Fig. 2 Types of steel slags a Yildirim and Prezzi (2011) and b, c, d Thomas et al. (2019)

2.1 Blast Furnace Slag Blast furnace slag (BFS) is generated from the blast furnace, in which process the raw iron ore to iron. The BFS can be further divided as air-cooled slag and granulated blast furnace slag based on the rate of cooling. The air-cooled slags are subjected to gradual cooling and therefore, they exhibit good crystalline structure and physicochemical stability. The air-cooled slag has a density of about 2.5 g/cm3 and it can be utilized as aggregates in concrete and also as a subbase in road construction (Liu et al. 2013). The granulated blast furnace slags (GGBFS) are rapidly cooled with water which leads to the formation of vitrified granulates, due to which they exhibit hydraulic properties, they are ground to the particle size lesser than 100 μm to bring out the cementing properties.
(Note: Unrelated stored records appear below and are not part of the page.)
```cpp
static void launch_fit_class(asl_detector *d, const Geom &g, int cls, unsigned int B, hipStream_t st)
{
    const int want_rev = d->fam.reversed_border ? 1 : 0, want_norm = d->fam.reversed_border ? 0 : 1;
    int tag_width = d->fam.width_at_border / g.f;
    if (tag_width < 3) tag_width = 3;
    const unsigned int qgrid = std::min<unsigned int>(d->max_clusters, std::max<unsigned int>(16384u, 32u * B));
    const unsigned int q2grid = std::min<unsigned int>(d->max_clusters, 2048u);
    const unsigned int *list = d->class_lists.p + (size_t)cls * d->max_clusters;
    switch (cls) {
    case 0:
        hipLaunchKernelGGL((k_fit_quads<64, true, CLASS0_CAP / 64>), dim3(qgrid), dim3(64), QUAD_LDS_BYTES(CLASS0_CAP), st, d->clusters.p, list, d->counters.p, 0,
                           d->max_clusters, CLASS0_CAP, d->points.p, d->dgray.p, g, tag_width, want_rev, want_norm, d->scratch.p, d->quads.p, d->wtab.p, d->side_mom.p);
        break;
    case 1:
        hipLaunchKernelGGL((k_fit_quads<128, true, CLASS1_CAP / 128>), dim3(qgrid), dim3(128), QUAD_LDS_BYTES(CLASS1_CAP), st, d->clusters.p, list, d->counters.p, 1,
                           d->max_clusters, CLASS1_CAP, d->points.p, d->dgray.p, g, tag_width, want_rev, want_norm, d->scratch.p, d->quads.p, d->wtab.p, d->side_mom.p);
        break;
    case 2:
        hipLaunchKernelGGL((k_fit_quads<256, true, CLASS2_CAP / 256>), dim3(q2grid), dim3(256), QUAD_LDS_BYTES(CLASS2_CAP), st, d->clusters.p, list, d->counters.p, 2,
                           d->max_clusters, CLASS2_CAP, d->points.p, d->dgray.p, g, tag_width, want_rev, want_norm, d->scratch.p, d->quads.p, d->wtab.p, d->side_mom.p);
        break;
    case 3:
        hipLaunchKernelGGL((k_fit_quads<256, true, CLASS3_CAP / 256>), dim3(q2grid), dim3(256), QUAD_LDS_BYTES(CLASS3_CAP), st, d->clusters.p, list, d->counters.p, 3,
                           d->max_clusters, CLASS3_CAP, d->points.p, d->dgray.p, g, tag_width, want_rev, want_norm, d->scratch.p, d->quads.p, d->wtab.p, d->side_mom.p);
        break;
    default:
        hipLaunchKernelGGL((k_fit_quads<256, false, 0>), dim3(q2grid), dim3(256), 0, st, d->clusters.p, list, d->counters.p, 4, d->max_clusters, 0, d->points.p,
                           d->dgray.p, g, tag_width, want_rev, want_norm, d->scratch.p, d->quads.p, d->wtab.p, d->side_mom.p);
        break;
    }
}

static void launch_quad_finish(asl_detector *d, const Geom &g, hipStream_t st)
{
    int tag_width = d->fam.width_at_border / g.f;
    if (tag_width < 3) tag_width = 3;
    hipLaunchKernelGGL(k_quad_finish, dim3(std::min<unsigned int>((d->max_clusters + 63) / 64, 4096u)), dim3(256), 0, st, d->quads.p, d->side_mom.p, d->counters.p,
                       d->max_clusters, tag_width);
}

static int enqueue_detect(asl_detector *d, const uint8_t *d_frames, const Geom &g, hipStream_t st, const CamDev *cam)
{
    dim3 blk(64, 4, 1);
    int thx = (g.sh + TILESZ - 1) / TILESZ;
    unsigned int B = (unsigned int)g.nframes;
    d->nev = 0;
    range_push("S0-S4 gray, decimate, threshold, segmentation, clusters");
    STAGE("k_hash_clear");
    hipLaunchKernelGGL(k_hash_clear, dim3((std::max<unsigned int>(d->nslots, std::max<unsigned int>(B, CNT__N)) + 255) / 256), dim3(256), 0, st, d->hkeys.p,
                       d->hcounts.p, d->nslots, d->counters.p, d->frame_cursor.p, d->frame_ndets.p, B);

    STAGE("k_decimate_minmax");
    if (g.f == 2) {
        const unsigned int ntile = (unsigned int)(g.tw * g.th);
        const unsigned int nrest = (unsigned int)(g.sw - 4 * g.tw) * (unsigned int)g.sh + (unsigned int)(g.sh - 4 * g.th) * (unsigned int)(4 * g.tw);
        if (ntile)
            hipLaunchKernelGGL((g.channels == 1 ? k_decimate2_tiles<1> : k_decimate2_tiles<3>), dim3((ntile + 255) / 256, B), dim3(256), 0, st, d_frames, g,
                               d->dgray.p, d->tmin.p, d->tmax.p);
        if (nrest)
            hipLaunchKernelGGL((g.channels == 1 ? k_decimate_rest<1> : k_decimate_rest<3>), dim3((nrest + 255) / 256, B), dim3(256), 0, st, d_frames, g,
// ... 14 lines not shown
        hipLaunchKernelGGL(k_seg_tile_dense, dim3(1024), dim3(64), 0, st, g, nwx, ntiles, d->wmask.p, d->bmask.p, d->parent.p, d->sizes.p,
                           d->rootmask.p, d->dense_seg.p, d->counters.p);
    }
    STAGE("k_seg_border");
    {
        const size_t nseams = nwx > 1 ? (size_t)B * g.sh * (nwx - 1) : 0;
        const unsigned int ncol_blocks = (unsigned int)((nseams + 63) / 64);
        const int nrb = (g.sh - 1) / SEG_TH;
        const unsigned int nrow_blocks = (unsigned int)nwx * (unsigned int)nrb * (unsigned int)B;
        if (ncol_blocks + nrow_blocks > 0)
            hipLaunchKernelGGL(k_seg_border, dim3(ncol_blocks + nrow_blocks), dim3(64), 0, st, d->wmask.p, d->bmask.p, d->seg_edges.p,
                               nwx * ((g.sh + SEG_TH - 1) / SEG_TH), g, nwx, d->parent.p, d->counters.p, ncol_blocks, nrb > 0 ? nrb : 1);
    }
    STAGE("k_seg_roots");
    hipLaunchKernelGGL(k_seg_roots, dim3((unsigned int)((nwords + 255) / 256)), dim3(256), 0, st, d->rootmask.p, g, nwx, d->parent.p, d->sizes.p);

    STAGE("k_seg_points");
    hipLaunchKernelGGL((k_seg_points<SEGP_PCAP, SEGP_RUNCAP, SEGP_NW, 1>), dim3(B, (nwx + SEGP_NW - 1) / SEGP_NW, pty), dim3(64 * SEGP_NW), 0, st,
                       d->wmask.p, d->bmask.p, g, nwx, d->parent.p, d->sizes.p, d->hkeys.p, d->hcounts.p, d->nslots - 1, d->stage_rec.p,
                       d->stage_pos.p, d->frame_cursor.p, d->stage_cap, d->dense_tiles.p, pty, d->counters.p);
    hipLaunchKernelGGL((k_seg_points<SEGP_PCAP_DENSE, SEGP_RUNCAP_DENSE, 1, 2>), dim3(256), dim3(64), 0, st, d->wmask.p, d->bmask.p, g, nwx,
                       d->parent.p, d->sizes.p, d->hkeys.p, d->hcounts.p, d->nslots - 1, d->stage_rec.p, d->stage_pos.p, d->frame_cursor.p,
                       d->stage_cap, d->dense_tiles.p, pty, d->counters.p);
    STAGE("k_cluster_filter");
    hipLaunchKernelGGL(k_cluster_filter, dim3((d->nslots + 1023) / 1024), dim3(1024), 0, st, d->hkeys.p, d->hcounts.p, d->nslots, g,
                       d->clusters.p, d->slot_cluster.p, d->class_lists.p, d->max_clusters, d->max_points, d->counters.p);
    STAGE("k_point_place");
    hipLaunchKernelGGL(k_point_place, dim3(16, B), dim3(256), 0, st, d->stage_rec.p, d->stage_pos.p, d->frame_cursor.p, d->stage_cap,
                       d->slot_cluster.p, d->points.p, d->counters.p);

    range_pop();
    range_push("S5 quad fit");
    for (int cls = 0; cls < NCLASSES; cls++) {
        static const char *const kFitStage[NCLASSES] = {"k_fit_quads<0>", "k_fit_quads<1>", "k_fit_quads<2>", "k_fit_quads<3>", "k_fit_quads<4>"};
        STAGE(kFitStage[cls]);
        launch_fit_class(d, g, cls, B, st);
    }

    STAGE("k_quad_finish");
    launch_quad_finish(d, g, st);
    range_pop();
    range_push("S6-S7 edge refinement, homography, decode");
    STAGE("k_quad_compact");
    hipLaunchKernelGGL(k_quad_compact, dim3((d->max_clusters + 1023) / 1024), dim3(1024), 0, st, d->quads.p, d->counters.p, d->max_clusters,
                       d->quad_list.p);
    unsigned int dgrid = std::min<unsigned int>(d->max_clusters, std::max<unsigned int>(8192u, 64u * B));
    STAGE("k_refine");
    hipLaunchKernelGGL((g.channels == 1 ? k_refine<1> : k_refine<3>), dim3(dgrid), dim3(64), 0, st, d->quads.p, d->counters.p, d->max_clusters, d_frames, g,
                       d->fam.reversed_border ? 1 : 0, d->refine, d->quadH.p, d->quad_list.p, d->side_mom.p);
    STAGE("k_homography");
    hipLaunchKernelGGL(k_homography, dim3(std::min<unsigned int>((d->max_clusters + 31) / 32, 2048u)), dim3(256), 0, st, d->quadH.p, d->counters.p, d->max_clusters,
                       d->quad_list.p, d->side_mom.p);
    STAGE("k_decode");
    hipLaunchKernelGGL((g.channels == 1 ? k_decode<1> : k_decode<3>), dim3(dgrid), dim3(64), 0, st, d->quads.p, d->quadH.p, d->counters.p, d->max_clusters, d_frames, g, d->fam,
                       d->maxhamming, d->dets.p, d->max_dets, d->counters.p, d->quad_list.p);

    range_pop();
    range_push("S9 PnP, S8 de-duplication");
    if (cam) {
        STAGE("k_pnp_dets");
        const int tpw = pnp_tpw(d->nd_guess ? d->nd_guess : (size_t)20 * B);
        hipLaunchKernelGGL(k_pnp_dets, dim3((d->max_dets + tpw - 1) / tpw), dim3(64), 0, st, d->dets.p, d->counters.p, d->max_dets, *cam, tpw);
    }
    STAGE("k_det_dedup");
    {
        const unsigned int cap_f = d->dets_per_frame;
        hipLaunchKernelGGL(k_det_bucket, dim3((d->max_dets + 255) / 256), dim3(256), 0, st, d->dets.p, d->counters.p, d->max_dets, d->frame_ndets.p,
// ... 669 lines not shown
        std::sort(cl.begin(), cl.end(), [](const ClusterRec &a, const ClusterRec &b) { return a.key < b.key; });
        unsigned long long *o = (unsigned long long *)dst;
        for (size_t i = 0; i < ncl; i++) {
            unsigned long long h = 0xcbf29ce484222325ull;
            if ((size_t)cl[i].offset + cl[i].count <= npts) {
                std::sort(pts.begin() + cl[i].offset, pts.begin() + cl[i].offset + cl[i].count);
                for (unsigned int k = 0; k < cl[i].count; k++) { h ^= pts[(size_t)cl[i].offset + k]; h *= 0x100000001b3ull; }
            }
            o[3 * i] = cl[i].key; o[3 * i + 1] = cl[i].count; o[3 * i + 2] = h;
        }
        *n_items = ncl;
        return ASL_OK;
    }
    case 7: {
        if (d->pending) return fail(ASL_EINVAL, "a batch is in flight on this detector");
        size_t ncl = (size_t)std::min<long long>(d->last_counters[CNT_NCLUSTERS], (long long)d->max_clusters);
        if (!ncl) return fail(ASL_EINVAL, "no clusters in the last batch");
        const size_t reps = bytes;
        std::vector<QuadRec> ref(ncl), cur(ncl);
        std::vector<ClusterRec> cl(ncl);
        HIPCHK(hipMemcpy(cl.data(), d->clusters.p, ncl * sizeof(ClusterRec), hipMemcpyDeviceToHost));
        long long *o = (long long *)dst;
        for (int k = 0; k < 2 + NCLASSES; k++) o[k] = 0;
        for (size_t r = 0; r < reps; r++) {
            for (int cls = 0; cls < NCLASSES - 1; cls++) launch_fit_class(d, g, cls, (unsigned int)g.nframes, nullptr);
            launch_quad_finish(d, g, nullptr);
            HIPCHK(hipGetLastError());
            HIPCHK(hipMemcpy((r ? cur : ref).data(), d->quads.p, ncl * sizeof(QuadRec), hipMemcpyDeviceToHost));
            if (!r) continue;
            for (size_t i = 0; i < ncl; i++) {
                const bool same = cur[i].valid == ref[i].valid && (!ref[i].valid || memcmp(cur[i].p, ref[i].p, sizeof ref[i].p) == 0);
                if (same) continue;
                const unsigned int cnt = cl[i].count;
                if (cnt > CLASS3_CAP) continue;
                o[1]++;
                o[2 + (cnt <= CLASS0_CAP ? 0 : (cnt <= CLASS1_CAP ? 1 : (cnt <= CLASS2_CAP ? 2 : (cnt <= CLASS3_CAP ? 3 : 4))))]++;
            }
        }
        o[0] = (long long)reps;
        *n_items = 2 + NCLASSES;
        return ASL_OK;
    }
    case 8: {
        unsigned long long *d_bad = nullptr, h_bad = 0;
        const int lim = bytes > 0 && bytes <= 900 ? (int)bytes : 100, blocks = 2048, per = 1024;
        HIPCHK(hipMalloc((void **)&d_bad, sizeof h_bad));
        HIPCHK(hipMemset(d_bad, 0, sizeof h_bad));
        hipLaunchKernelGGL(k_div_check, dim3(blocks), dim3(256), 0, nullptr, 20260301ull, per, lim, d_bad);
        hipError_t e8 = hipMemcpy(&h_bad, d_bad, sizeof h_bad, hipMemcpyDeviceToHost);
        (void)hipFree(d_bad);
        if (e8 != hipSuccess) return fail(ASL_EDEVICE, "division check failed: %s", hipGetErrorString(e8));
        ((long long *)dst)[0] = (long long)blocks * 256 * per;
        ((long long *)dst)[1] = (long long)h_bad;
        *n_items = 2;
        return ASL_OK;
    }
    default:
        return fail(ASL_EINVAL, "unknown debug item %d", what);
    }
}

extern "C" int asl_debug_phase_cycles(asl_detector *d, unsigned long long *out64, int reset)
{
    if (!d || !out64) return fail(ASL_EINVAL, "NULL argument");
    HIPCHK(hipSetDevice(d->device));
    std::vector<unsigned long long> all((size_t)64 * PHASE_SPREAD);
    HIPCHK(hipMemcpyFromSymbol(all.data(), HIP_SYMBOL(g_phase_cycles), sizeof(unsigned long long) * all.size()));
    for (int i = 0; i < 64; i++) {
        out64[i] = 0;
// ... 202 lines not shown
```

### aprilslam_amd/csrc/asl_common.h

```cpp
#pragma once
#include <hip/hip_runtime.h>
#include <stdint.h>

#define ASL_WAVE 64
#define TILESZ 4
#define MIN_WHITE_BLACK_DIFF 5
#define MIN_COMPONENT 25u
#define MAX_NMAXIMA 10
#define MAX_LINE_FIT_MSE 10.0
#define COS_CRITICAL_RAD 0.984807753012208
#define HASH_EMPTY 0xFFFFFFFFFFFFFFFFull
#define HASH_MAX_PROBE 512
#define NCLASSES 5
#define CLASS0_CAP 128
#define CLASS1_CAP 256
#define CLASS2_CAP 512
#define CLASS3_CAP 1024

template <typename T>
struct DevBuf {
    T *p = nullptr;
    size_t n = 0;
    int ensure(size_t want)
    {
        if (want <= n) return 0;
        if (p) { (void)hipFree(p); p = nullptr; n = 0; }
        hipError_t e = hipMalloc((void **)&p, want * sizeof(T));
        if (e != hipSuccess) { p = nullptr; return -1; }
        n = want;
        return 0;
    }
    void release() { if (p) (void)hipFree(p); p = nullptr; n = 0; }
};

struct Geom {
    int w, h;
    int stride;
    int channels;
    int f;
    int sw, sh;
    int tw, th;
    int nframes;
    size_t frame_pitch;
    size_t npix;
};

struct ClusterRec {
    uint64_t key;
    unsigned int offset;
    unsigned int count;
// ... 23 lines not shown
#define IDX_BUCKETS (1 << IDX_BUCKET_BITS)
#define IDX_MAX_CHUNKS 4
struct FamilyDev {
    int nbits, width_at_border, total_width, reversed_border, ncodes;
    int bit_x[64], bit_y[64];
    const unsigned long long *codes;
    int idx_nch;
    int idx_lo[IDX_MAX_CHUNKS], idx_w[IDX_MAX_CHUNKS];
    const unsigned short *idx_start;
    const unsigned long long *idx_entries;
};
__host__ __device__ __forceinline__ unsigned int idx_bucket(unsigned long long chunk_value, int width)
{
    return width <= IDX_BUCKET_BITS ? (unsigned int)chunk_value : (unsigned int)((chunk_value * 0x9E3779B97F4A7C15ull) >> (64 - IDX_BUCKET_BITS));
}

struct CamDev {
    double fx, fy, cx, cy, k1, k2, p1, p2, k3;
    double half;
    int both_minima;
    int pad;
};

enum {
    CNT_NCLUSTERS = 0,
    CNT_OVERFLOW_HASH = 1,
    CNT_OVERFLOW_POINTS = 2,
    CNT_OVERFLOW_CLUSTERS = 3,
    CNT_OVERFLOW_DETS = 4,
    CNT_UF_GUARD = 5,
    CNT_DEDUP_LIMIT = 6,
    CNT_NPOINTS = 16,
    CNT_CLASS0 = 32,
    CNT_NDETS = 112,
    CNT_NQUADS = 128,
    CNT_NKEEP = 144,
    CNT_DENSE_TILES = 160,
    CNT_DENSE_SEG = 161,
    CNT__N = 176
};
#define CNT_CLASS(c) (CNT_CLASS0 + 16 * (c))

struct Recip {
    double d, r;
};
__device__ __forceinline__ Recip recip_of(double d)
{
    double r = __builtin_amdgcn_rcp(d);
    double e = __builtin_fma(-d, r, 1.0);
    r = __builtin_fma(r, e, r);
    e = __builtin_fma(-d, r, 1.0);
    r = __builtin_fma(r, e, r);
    return Recip{d, r};
}
__device__ __forceinline__ double div_by(double a, const Recip &k)
{
    const double q = a * k.r;
    const double rem = __builtin_fma(-k.d, q, a);
    return __builtin_fma(rem, k.r, q);
}

__device__ __forceinline__ bool batch_poisoned(const long long *counters)
{
    return (counters[CNT_OVERFLOW_HASH] | counters[CNT_OVERFLOW_POINTS] | counters[CNT_OVERFLOW_CLUSTERS] | counters[CNT_OVERFLOW_DETS]) != 0;
}

#define PHASE_SPREAD 512
__device__ unsigned long long g_phase_cycles[64 * PHASE_SPREAD];
#ifdef ASL_PHASE_TIMING
#define PHASE_DECL()                                                                  \
    __shared__ unsigned long long ph_s__[16];                                         \
    long long ph_t__ = 0;                                                             \
// ... 58 lines not shown
```

### aprilslam_amd/csrc/k_cluster.inc

```

__device__ __forceinline__ unsigned long long hash64(unsigned long long k)
{
    k ^= k >> 33; k *= 0xff51afd7ed558ccdull;
    k ^= k >> 33; k *= 0xc4ceb9fe1a85ec53ull;
    k ^= k >> 33;
    return k;
}

__device__ __forceinline__ unsigned long long cluster_key(int fr, unsigned int a, unsigned int b)
{
    unsigned int hi = a > b ? a : b, lo = a > b ? b : a;
    return ((unsigned long long)fr << 48) | ((unsigned long long)hi << 24) | lo;
}
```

So, they can be used in cement production as a partial substitute for the Portland cement clinker. The blast furnace slag pellets can also be obtained rapid cooling of slag with air (Liu et al. 2013). The schematic representation of the production of blast furnace slag is shown in Fig. 3. GGBFS has a very wide application in cement producing industry and their influence in fresh and mechanical properties of concretes are almost well known, so the blast furnace slag is not considered in the following technical discussions.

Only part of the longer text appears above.